Assigned task: Out of the lines below, please list those that hold the string "grid".

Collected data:
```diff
+                const int b = m / HWo, r = m - b * HWo, oy = r / p.Wo, ox = r - oy * p.Wo;
+                rm = (b * (p.Ho >> 1) + (oy >> 1)) * (p.Wo >> 1) + (ox >> 1);
+            }
+            rrow[par][tid] = rm;
+        }
+        if (early && res) {
+            const float* const rb = res + n0 + wn0 + c4;
+#pragma unroll
+            for (int s = 0; s < NS; ++s) {
+                const int row = wm0 + (s / (4 * IPP)) * 32 + ((s / IPP) & 3) * 8 + (s % IPP) * RPI + lane / LPR;
+                const int m = m0 + row;
+                const int64_t rm = p.res_up2 ? rrow[par][row] : (m < p.M ? m : 0);
+                R[s] = s1_load16_async(rb + rm * p.Nn);
+            }
+        }
+        issue();
+        {
+            const uint32_t sb = ring_base + stage * (ST * 4);
+            f32x4 a00 = lds_read128_async<0>(sb + a_k0), a01 = lds_read128_async<TSTR>(sb + a_k0);
+            f32x4 b00 = lds_read128_async<0>(sb + b_k0), b01 = b00;
+            if (NTW == 2) b01 = lds_read128_async<TSTR>(sb + b_k0);
+            f32x4 a10 = lds_read128_async<0>(sb + a_k1), a11 = lds_read128_async<TSTR>(sb + a_k1);
+            f32x4 b10 = lds_read128_async<0>(sb + b_k1), b11 = b10;
+            if (NTW == 2) b11 = lds_read128_async<TSTR>(sb + b_k1);
+            if (NTW == 2) { SD_LDS_WAIT4(4, a00, a01, b00, b01); } else { asm volatile("s_waitcnt lgkmcnt(3)" : "+v"(a00), "+v"(a01), "+v"(b00) :: "memory"); }
+#pragma unroll
+            for (int t = 0; t < 4; ++t) {
+                acc[0][0] = __builtin_amdgcn_mfma_f32_32x32x2f32(a00[t], b00[t], acc[0][0], 0, 0, 0);
+                acc[1][0] = __builtin_amdgcn_mfma_f32_32x32x2f32(a01[t], b00[t], acc[1][0], 0, 0, 0);
+                if (NTW == 2) {
+                    acc[0][NTW - 1] = __builtin_amdgcn_mfma_f32_32x32x2f32(a00[t], b01[t], acc[0][NTW - 1], 0, 0, 0);
+                    acc[1][NTW - 1] = __builtin_amdgcn_mfma_f32_32x32x2f32(a01[t], b01[t], acc[1][NTW - 1], 0, 0, 0);
+                }
+            }
+            if (NTW == 2) { SD_LDS_WAIT4(0, a10, a11, b10, b11); } else { asm volatile("s_waitcnt lgkmcnt(0)" : "+v"(a10), "+v"(a11), "+v"(b10) :: "memory"); }
+#pragma unroll
+            for (int t = 0; t < 4; ++t) {
+                acc[0][0] = __builtin_amdgcn_mfma_f32_32x32x2f32(a10[t], b10[t], acc[0][0], 0, 0, 0);
+                acc[1][0] = __builtin_amdgcn_mfma_f32_32x32x2f32(a11[t], b10[t], acc[1][0], 0, 0, 0);
+                if (NTW == 2) {
+                    acc[0][NTW - 1] = __builtin_amdgcn_mfma_f32_32x32x2f32(a10[t], b11[t], acc[0][NTW - 1], 0, 0, 0);
+                    acc[1][NTW - 1] = __builtin_amdgcn_mfma_f32_32x32x2f32(a11[t], b11[t], acc[1][NTW - 1], 0, 0, 0);
+                }
+            }
+        }
+        if (((last || early) && res) || (kc < 2 && counted_stores)) wait_vmcnt_and_lds<2 * PW + NS>();
+        else wait_vmcnt_and_lds<2 * PW>();
+        __builtin_amdgcn_s_barrier();
+        stage = stage == S1_NST - 1 ? 0 : stage + 1;
+        if (last) {
+            if (res) s1_wait_loads<2 * PW>(R);
+            const bool full = m0 + S1_BM <= p.M;
+            if (full) s1_epilogue<BN, true, NS>(p, acc, R, epi_addr, statred_addr, m0, n0, tile_m, sc4, sh4, wave, lane);
+            else s1_epilogue<BN, false, NS>(p, acc, R, epi_addr, statred_addr, m0, n0, tile_m, sc4, sh4, wave, lane);
+            counted_stores = full && !p.stat;
+#pragma unroll
+            for (int mi = 0; mi < 2; ++mi)
+#pragma unroll
+                for (int ni = 0; ni < NTW; ++ni)
+#pragma unroll
+                    for (int e = 0; e < 16; ++e) acc[mi][ni][e] = 0.f;
+            kc = 0; tile += G; par ^= 1;
+            if (n_tiles > 1 && g + 1 < nchunks) {
+                n0 = (tile % n_tiles) * BN;
+                if (p.scale) sc4 = s1_load16_async(p.scale + n0 + wn0 + c4);
+                if (p.shift) sh4 = s1_load16_async(p.shift + n0 + wn0 + c4);
+            }
+        } else ++kc;
+    }
+    wait_vmcnt<0>();
+}
+
+int launch_conv1x1_stream_f32(const ConvArgs& a, int BN, int blocks, hipStream_t st) {
+    static thread_local int cus = 0;
+    if (blocks <= 0 && !cus) {
+        int dev = 0;
+        SD_HIP(hipGetDevice(&dev));
+        SD_HIP(hipDeviceGetAttribute(&cus, hipDeviceAttributeMultiprocessorCount, dev));
+    }
+    const int total = cdiv(a.M, S1_BM) * (a.Nn / BN);
+    const int grid = std::min(total, blocks > 0 ? blocks : 2 * cus);
+    if (BN == 128) hipLaunchKernelGGL(k_conv1x1_stream_f32<128>, dim3(grid), dim3(256), 0, st, a, total);
+    else hipLaunchKernelGGL(k_conv1x1_stream_f32<64>, dim3(grid), dim3(256), 0, st, a, total);
+    SD_LAUNCH_CHECK();
+    return 0;
+}
+
+}
diff --git a/structuredetector_amd/csrc/sd_conv_args.h b/structuredetector_amd/csrc/sd_conv_args.h
--- /dev/null
+++ b/structuredetector_amd/csrc/sd_conv_args.h
@@ -0,0 +1,36 @@
+#pragma once
+#include <stdint.h>
+#include <hip/hip_runtime.h>
+
+namespace sd {
+
+struct ConvArgs {
+    const void* x;
+    const void* w;
+    void* y;
+    const float* scale;
+    const float* shift;
+    const void* res;
+    int B, Hi, Wi, Ck, Ho, Wo, Nn, R, S;
+    int mul, div, off, rsign;
+    int relu, res_up2;
+    int M, nk, kchunks;
+    int splits;
+    float* part;
+    const float* bn_x;
+    const float* bn_y;
+    const float *bn_mean, *bn_invstd, *bn_gamma, *bn_beta;
+    int bn_relu;
+    float* stat;
+    int pt_tw_log2, pt_pw, pt_pieces, pt_rolling, pt_flip;
+    int pt_strip_log2;
+    int par;
+    const uint16_t* head_w;
+    const float* head_b;
+    float* head_y;
+    int head_co;
+};
+
+int launch_conv1x1_stream_f32(const ConvArgs& a, int BN, int blocks, hipStream_t st);
+
+}
```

Written answer:
+    const int grid = std::min(total, blocks > 0 ? blocks : 2 * cus);
+    if (BN == 128) hipLaunchKernelGGL(k_conv1x1_stream_f32<128>, dim3(grid), dim3(256), 0, st, a, total);
+    else hipLaunchKernelGGL(k_conv1x1_stream_f32<64>, dim3(grid), dim3(256), 0, st, a, total);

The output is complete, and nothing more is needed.